My big hair loss occurred about 2-3 weeks after my first chemo. Hair started to fall out 2 weeks after, and I had my all my hair cut off to about 1-2 cm. Then it proceeded to fall out over the next few weeks. It’s an interesting thing… I suppose like sunburned skin, it’s one of those things you can’t leave alone. You just keep reaching up and pulling out as much hair as you can. Of course, the guy who made my wig told me that I should get as much of my hair out when I showered, etc. I did a pretty good job too, because I didn’t have any weird feelings in my head. Or maybe I just didn’t have those weird feelings.
I became a big fan of sticking tape on my head (mostly wide package tape), and pulling it off to see how much hair would come out. It didn’t hurt at all. I suppose the hair is short enough, or the root-folicle-whatever is fragile enough that it comes right out. Or maybe the tape isn’t that strong. Whatever. It was fun. We must find amusement where we can. There’s not a whole lot amusing or funny about chemotherapy, let’s face it.

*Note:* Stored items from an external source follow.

# ruivieira/ccfd-demo-summit

Measured on AMD Instinct MI355X. Metric: transactions/sec (whole node) + p50 scoring latency at 1/2/4/8 MI355X, higher is better.
Workload: dtype bf16

## Files before the change

### csrc/kernels/g32_core.h

```cpp
#pragma once

#include <cstdlib>
#include <cstring>

#include <type_traits>

#include "common.h"
#include "rules.h"

#ifndef CCFD_G32_TREE_BLOCK
#define CCFD_G32_TREE_BLOCK 4
#endif

namespace ccfd {

constexpr int kG32Rows = 64;
constexpr int kG32Waves = 4;
constexpr int kG32LeafLds = 16384;
constexpr int kG32Tb = CCFD_G32_TREE_BLOCK;

struct G32Row { uint4 lo, hi; };

__device__ __forceinline__ void g32_fetch(const unsigned char* __restrict__ x, int n, int chunk, int lane,
                                          G32Row& r) {
  const long last = (long)n * CCFD_G32_ROW_BYTES - 16;
  const long b0 = (long)chunk * (kG32Rows * CCFD_G32_ROW_BYTES) + 16 * lane;
  r.lo = ld_g16(x + min(b0, last));
  r.hi = ld_g16(x + min(b0 + 1024, last));
}

__device__ __forceinline__ void g32_rows(uint4* __restrict__ t, int lane, G32Row& r) {
  t[lane] = r.lo;
  t[64 + lane] = r.hi;
  __builtin_amdgcn_wave_barrier();
  __builtin_amdgcn_fence(__ATOMIC_SEQ_CST, "wavefront");
  r.lo = t[2 * lane];
  r.hi = t[2 * lane + 1];
  __builtin_amdgcn_wave_barrier();
  __builtin_amdgcn_fence(__ATOMIC_SEQ_CST, "wavefront");
}

__device__ __forceinline__ unsigned g32_byte(const G32Row& r, int j) {
  const unsigned w = j < 4 ? r.lo.x : j < 8 ? r.lo.y : j < 12 ? r.lo.z : j < 16 ? r.lo.w
                   : j < 20 ? r.hi.x : j < 24 ? r.hi.y : j < 28 ? r.hi.z : r.hi.w;
  return (w >> (8 * (j & 3))) & 0xffu;
}

constexpr int kG20Words = CCFD_G20_ROW_BYTES / 4;

__device__ __forceinline__ void g20_fetch(const unsigned char* __restrict__ x, int n, int chunk, int lane,
                                          G32Row& r) {
  const unsigned* __restrict__ xw = reinterpret_cast<const unsigned*>(x);
  const long last = (long)n * kG20Words - 1;
  const long w0 = (long)chunk * (kG32Rows * kG20Words) + lane;
  r.lo.x = ld_g(xw + min(w0, last));
  r.lo.y = ld_g(xw + min(w0 + 64, last));
  r.lo.z = ld_g(xw + min(w0 + 128, last));
  r.lo.w = ld_g(xw + min(w0 + 192, last));
  r.hi.x = ld_g(xw + min(w0 + 256, last));
}

__device__ __forceinline__ void g20_rows(uint4* __restrict__ t4, int lane, G32Row& r) {
  unsigned* t = reinterpret_cast<unsigned*>(t4);
  t[lane] = r.lo.x;
  t[64 + lane] = r.lo.y;
  t[128 + lane] = r.lo.z;
  t[192 + lane] = r.lo.w;
  t[256 + lane] = r.hi.x;
  __builtin_amdgcn_wave_barrier();
  __builtin_amdgcn_fence(__ATOMIC_SEQ_CST, "wavefront");
  const unsigned* q = t + kG20Words * lane;
  r.lo.x = q[0];
  r.lo.y = q[1];
  r.lo.z = q[2];
  r.lo.w = q[3];
  r.hi.x = q[4];
  __builtin_amdgcn_wave_barrier();
  __builtin_amdgcn_fence(__ATOMIC_SEQ_CST, "wavefront");
}

__device__ __forceinline__ unsigned g20_lift(const G32Row& r, unsigned (&b)[kF]) {
  const unsigned w[kG20Words + 1] = {r.lo.x, r.lo.y, r.lo.z, r.lo.w, r.hi.x, 0u};
#pragma unroll
  for (int j = 0; j < kF; ++j) {
    const int bit = 5 * j, wi = bit >> 5, sh = bit & 31;
    b[j] = (sh + 5 <= 32 ? (w[wi] >> sh) : __builtin_amdgcn_alignbit(w[wi + 1], w[wi], sh)) & 31u;
  }
  return ((r.hi.x >> 22) & 0xfu) | ((r.hi.x >> 26) << 8);
}

typedef const __attribute__((address_space(4))) int* g32_cint_p;

template <int D, int R>
__device__ __forceinline__ void g32_trees(const unsigned (&b0)[kF], const unsigned (&b1)[kF],
                                          const float* __restrict__ lv, g32_cint_p feat, g32_cint_p kbin, int T,
                                          float (&acc)[R]) {
  constexpr int L = 1 << D;
#pragma unroll
  for (int q = 0; q < R; ++q) acc[q] = 0.f;
  auto tree = [&](int t, const int* fs, const int* ks) __attribute__((always_inline)) {
    unsigned i0 = 0, i1 = 0;
#pragma unroll
    for (int d = D - 1; d >= 0; --d) {
      const int f = fs[d];
      const unsigned k = (unsigned)ks[d];
      i0 = __builtin_amdgcn_alignbit(i0, k - b0[f], 31);
      if constexpr (R == 2) i1 = __builtin_amdgcn_alignbit(i1, k - b1[f], 31);
    }
    acc[0] += lv[t * L + (int)i0];
    if constexpr (R == 2) acc[R - 1] += lv[t * L + (int)i1];
  };
  int t = 0;
  for (; t + kG32Tb <= T; t += kG32Tb) {
    int fb[kG32Tb * D], kb[kG32Tb * D];
#pragma unroll
    for (int j = 0; j < kG32Tb * D; ++j) { fb[j] = feat[t * D + j]; kb[j] = kbin[t * D + j]; }
#pragma unroll
    for (int k = 0; k < kG32Tb; ++k) tree(t + k, fb + k * D, kb + k * D);
  }
  for (; t < T; ++t) {
    int fb[D], kb[D];
#pragma unroll
    for (int j = 0; j < D; ++j) { fb[j] = feat[t * D + j]; kb[j] = kbin[t * D + j]; }
    tree(t, fb, kb);
  }
}

__device__ __forceinline__ unsigned g32_lift(const G32Row& r, unsigned (&b)[kF]) {
#pragma unroll
  for (int j = 0; j < kF; ++j) b[j] = g32_byte(r, j);
  return r.hi.w >> 16;
}

template <bool kG20>
__device__ __forceinline__ void gx_fetch(const unsigned char* __restrict__ x, int n, int chunk, int lane, G32Row& r) {
  if constexpr (kG20) g20_fetch(x, n, chunk, lane, r);
  else g32_fetch(x, n, chunk, lane, r);
}
template <bool kG20>
__device__ __forceinline__ void gx_rows(uint4* __restrict__ t, int lane, G32Row& r) {
  if constexpr (kG20) g20_rows(t, lane, r);
  else g32_rows(t, lane, r);
}
template <bool kG20>
__device__ __forceinline__ unsigned gx_lift(const G32Row& r, unsigned (&b)[kF]) {
  if constexpr (kG20) return g20_lift(r, b);
  else return g32_lift(r, b);
}

struct G32Model {
  g32_cint_p feat, kbin;
  const float* leaves;
  float base;
  unsigned stamp;
};

template <int D>
__device__ __forceinline__ G32Model g32_model(const void* blob_, int T) {
  const char* blob = reinterpret_cast<const char*>(blob_);
  return G32Model{(g32_cint_p)gbb_section(blob, T, D, 0), (g32_cint_p)gbb_section(blob, T, D, 1),
                  reinterpret_cast<const float*>(gbb_section(blob, T, D, 2)), gbb_base(blob),
                  (unsigned)*reinterpret_cast<const int*>(blob + 20)};
}

template <int D>
__device__ __forceinline__ void g32_stage_leaves(const float* src, int T, float* lv, int tid, int nthreads) {
  constexpr int L = 1 << D;
  const float4* s4 = reinterpret_cast<const float4*>(src);
  float4* d4 = reinterpret_cast<float4*>(lv);
  const int nl = T * L;
  for (int i = tid; i < nl / 4; i += nthreads) d4[i] = s4[i];
  for (int i = (nl & ~3) + tid; i < nl; i += nthreads) lv[i] = src[i];
}

template <int D, bool kGL>
__device__ __forceinline__ const float* g32_leaves(const G32Model& M, int T, float* lv, int tid, int nthreads) {
  if constexpr (kGL) return M.leaves;
  g32_stage_leaves<D>(M.leaves, T, lv, tid, nthreads);
  return lv;
}

struct G32Wave {
  unsigned fraud = 0, rows = 0, stale = 0;
  unsigned long long psum = 0;
};

struct G32RowOut {
  bool valid, fresh, fr;
  float p;
  unsigned long long m;
};

template <bool kR, bool kProba = false>
__device__ __forceinline__ G32RowOut g32_row_epilogue(EpilogueLds& epi, G32Wave& w, const G32Model& M, unsigned meta,
                                                      float acc, int row, int n, float threshold,
                                                      const ccfd_rule_prog* rules, float* proba, uint8_t* route) {
  const bool valid = row < n;
  const bool fresh = ((meta >> 8) & 0xffu) == M.stamp;
  float p_fresh;
  if constexpr (kProba) p_fresh = acc;
  else p_fresh = sigmoid(M.base + acc);
  const float p = fresh ? p_fresh : __builtin_nanf("");
  bool fr;
  if constexpr (kR) fr = valid && fresh && rule_route(rules, p, [](int) { return 0.f; });
  else fr = valid && fresh && (p >= threshold);
  if (valid) {
#ifndef CCFD_EXP_NO_OUTPUTS
    if (proba) st_g(proba + row, p);
    if (route) st_g(route + row, (uint8_t)(fr ? 1 : 0));
#endif
    if (fresh) w.psum += (unsigned)(p * 1e6f + 0.5f);
    if (fresh) atomicAdd(&epi.hist[(fr ? kNB : 0) + min((int)(meta & 0xffu), kNB - 1)], 1u);
  }
  const unsigned long long m = __ballot(fr);
  w.fraud += __popcll(m);
  w.rows += __popcll(__ballot(valid));
  w.stale += __popcll(__ballot(valid && !fresh));
  return G32RowOut{valid, fresh, fr, p, m};
}

__device__ __forceinline__ void g32_wave_commit(EpilogueLds& epi, G32Wave& w, unsigned long long* cnt, int lane) {
  w.psum = wave_sum_u64(w.psum);
  if (lane == 0) {
    atomicAdd(&epi.fraud, w.fraud);
    atomicAdd(&epi.rows, w.rows);
    atomicAdd(&epi.psum_e6, w.psum);
  }
  if (cnt != nullptr && lane == 0 && w.stale) atomicAdd(&cnt[CCFD_CNT_WIRE_STALE], (unsigned long long)w.stale);
}

__device__ __forceinline__ void g32_item_commit(EpilogueLds& epi, G32Wave& w, unsigned long long* cnt, int lane) {
  w.psum = wave_sum_u64(w.psum);
  if (lane == 0 && w.rows) {
    atomicAdd(&epi.fraud, w.fraud);
    atomicAdd(&epi.rows, w.rows);
    atomicAdd(&epi.psum_e6, w.psum);
    if (w.stale && cnt) atomicAdd(&cnt[CCFD_CNT_WIRE_STALE], (unsigned long long)w.stale);
  }
  w = G32Wave{};
}

inline int g32_env(const char* name, int dflt, int lo, int hi) {
  const char* e = getenv(name);
  if (!e) return dflt;
  const int v = atoi(e);
  return v < lo || v > hi ? dflt : v;
}

}
```

Measured before the change: 892.2 million.

## Software-pipeline tree-walk scalar loads and LDS leaf reads in g32_trees

Restructures the tree-ensemble inner loop into a double-buffered pipeline. Scalar loads of feature and threshold indices for group g+2 are issued while group g is walked. Leaf reads are deferred and summed one step later, separated by explicit lgkmcnt waits and sched_barriers. Group size is now derived from tree depth. The aim is to hide scalar-load and LDS latency behind ALU work, at the cost of more registers and a hard-coded waitcnt encoding that may be wrong for the target ISA.

```diff
diff --git a/csrc/kernels/g32_core.h b/csrc/kernels/g32_core.h
--- a/csrc/kernels/g32_core.h
+++ b/csrc/kernels/g32_core.h
@@ -91,38 +91,94 @@
 
 typedef const __attribute__((address_space(4))) int* g32_cint_p;
 
+constexpr int g32_group(int D, int R) {
+  const int g = 12 / D < 2 ? 2 : (12 / D > kG32Tb ? kG32Tb : 12 / D);
+  return R == 2 ? 2 : g;
+}
+static_assert(kG32Tb >= 2, "CCFD_G32_TREE_BLOCK: at least two trees");
+
+constexpr int kWaitLgkm0 = 0xC07F;
+
 template <int D, int R>
 __device__ __forceinline__ void g32_trees(const unsigned (&b0)[kF], const unsigned (&b1)[kF],
                                           const float* __restrict__ lv, g32_cint_p feat, g32_cint_p kbin, int T,
                                           float (&acc)[R]) {
   constexpr int L = 1 << D;
+  constexpr int G = g32_group(D, R);
+  constexpr int P = G * D;
 #pragma unroll
   for (int q = 0; q < R; ++q) acc[q] = 0.f;
-  auto tree = [&](int t, const int* fs, const int* ks) __attribute__((always_inline)) {
-    unsigned i0 = 0, i1 = 0;
+  auto walk = [&](const int* fs, const int* ks, unsigned (&ix)[R]) __attribute__((always_inline)) {
+#pragma unroll
+    for (int q = 0; q < R; ++q) ix[q] = 0;
 #pragma unroll
     for (int d = D - 1; d >= 0; --d) {
       const int f = fs[d];
       const unsigned k = (unsigned)ks[d];
-      i0 = __builtin_amdgcn_alignbit(i0, k - b0[f], 31);
-      if constexpr (R == 2) i1 = __builtin_amdgcn_alignbit(i1, k - b1[f], 31);
+      ix[0] = __builtin_amdgcn_alignbit(ix[0], k - b0[f], 31);
+      if constexpr (R == 2) ix[R - 1] = __builtin_amdgcn_alignbit(ix[R - 1], k - b1[f], 31);
     }
-    acc[0] += lv[t * L + (int)i0];
-    if constexpr (R == 2) acc[R - 1] += lv[t * L + (int)i1];
   };
-  int t = 0;
-  for (; t + kG32Tb <= T; t += kG32Tb) {
-    int fb[kG32Tb * D], kb[kG32Tb * D];
-#pragma unroll
-    for (int j = 0; j < kG32Tb * D; ++j) { fb[j] = feat[t * D + j]; kb[j] = kbin[t * D + j]; }
-#pragma unroll
-    for (int k = 0; k < kG32Tb; ++k) tree(t + k, fb + k * D, kb + k * D);
-  }
-  for (; t < T; ++t) {
-    int fb[D], kb[D];
-#pragma unroll
-    for (int j = 0; j < D; ++j) { fb[j] = feat[t * D + j]; kb[j] = kbin[t * D + j]; }
-    tree(t, fb, kb);
+  auto leaf = [&](int t, unsigned i) __attribute__((always_inline)) {
+    const unsigned off = ((unsigned)(t * L) + i) * 4u;
+    return *reinterpret_cast<const float*>(reinterpret_cast<const char*>(lv) + off);
+  };
+  const int NG = T / G;
+  if (NG > 0) {
+    int fa[P], ka[P], fb[P], kb[P];
+    float pend[G * R];
+#pragma unroll
+    for (int j = 0; j < G * R; ++j) pend[j] = 0.f;
+    typedef const __attribute__((address_space(4))) char* cchar_p;
+    auto load = [&](int g, int (&f)[P], int (&k)[P]) __attribute__((always_inline)) {
+      const unsigned off = (unsigned)(g * P) * 4u;
+      const g32_cint_p fg = (g32_cint_p)((cchar_p)feat + off), kg = (g32_cint_p)((cchar_p)kbin + off);
+#pragma unroll
+      for (int j = 0; j < P; ++j) { f[j] = fg[j]; k[j] = kg[j]; }
+    };
+    auto step = [&](int g, int (&f)[P], int (&k)[P]) __attribute__((always_inline)) {
+      unsigned ix[G][R];
+#pragma unroll
+      for (int j = 0; j < G; ++j) walk(f + j * D, k + j * D, ix[j]);
+      __builtin_amdgcn_sched_barrier(0);
+      __builtin_amdgcn_s_waitcnt(kWaitLgkm0);
+      __builtin_amdgcn_sched_barrier(0);
+#pragma unroll
+      for (int j = 0; j < G; ++j) {
+#pragma unroll
+        for (int q = 0; q < R; ++q) acc[q] += pend[j * R + q];
+      }
+#pragma unroll
+      for (int j = 0; j < G; ++j) {
+#pragma unroll
+        for (int q = 0; q < R; ++q) pend[j * R + q] = leaf(g * G + j, ix[j][q]);
+      }
+      load(min(g + 2, NG - 1), f, k);
+      __builtin_amdgcn_sched_barrier(0);
+    };
+    load(0, fa, ka);
+    load(min(1, NG - 1), fb, kb);
+    __builtin_amdgcn_s_waitcnt(kWaitLgkm0);
+    int g = 0;
+    for (; g + 1 < NG; g += 2) {
+      step(g, fa, ka);
+      step(g + 1, fb, kb);
+    }
+    if (g < NG) step(g, fa, ka);
+#pragma unroll
+    for (int j = 0; j < G; ++j) {
+#pragma unroll
+      for (int q = 0; q < R; ++q) acc[q] += pend[j * R + q];
+    }
+  }
+  for (int t = NG * G; t < T; ++t) {
+    int f1[D], k1[D];
+#pragma unroll
+    for (int j = 0; j < D; ++j) { f1[j] = feat[t * D + j]; k1[j] = kbin[t * D + j]; }
+    unsigned ix[R];
+    walk(f1, k1, ix);
+#pragma unroll
+    for (int q = 0; q < R; ++q) acc[q] += leaf(t, ix[q]);
   }
 }
 
```

Result: no change. 892.7 million, median of 3 (+0.1%).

In this case, I suppose that good intrapersonal skills are useful here – being able to talk to yourself, amuse yourself and appreciate yourself even when you’re cranky, tired and bald.
So here I am three chemo cycles later. My hair looks like it might be coming in again, but today I used the tape test and it looks like it’s falling out too. So are my eyebrows – the middle of each eyebrow is gone. No need for the tape test there. My eyelashes look rather scant as well. No tape test on the eyelashes. That’s just ewwwww!
If you’ve ever seen the Simpsons episode where Homer’s roomate in the asylum claims to be Michael Jackson, but he’s really a large, pale guy with not much hair. I look a lot like that.
But it’s ok to be bald. Earlier this week, I went down to get a package from the mailman without a wig or hat, and I walk around the terrace bald, and I go to the laundry room bald. It’s nice not to have to worry about washing your hair and styling or dying it. Just wash your head. It’s also freaky – it’s the one thing that makes you look undeniably like a person with cancer. And you do have to wear a hat or a wig out in public – it just generates way too much attention otherwise. And when I’m tired and cranky, I don’t want attention. I just want to slip under the radar.
But anyway, I found out today that other people do the tape test too. Makes me feel warm and fuzzy to know that I’m not the only one out there sticking tape to my head in an effort to gauge my hair loss.
Dear Elaine,
just got notice of your situation and the blog today. i can’t help but think that the pup, the M, the town, and the surroundings are filled with healing help.
Nice photo from of the BR sunset, btw….
Best wishes to you! I am sure it is most difficult. ‘hang in there’.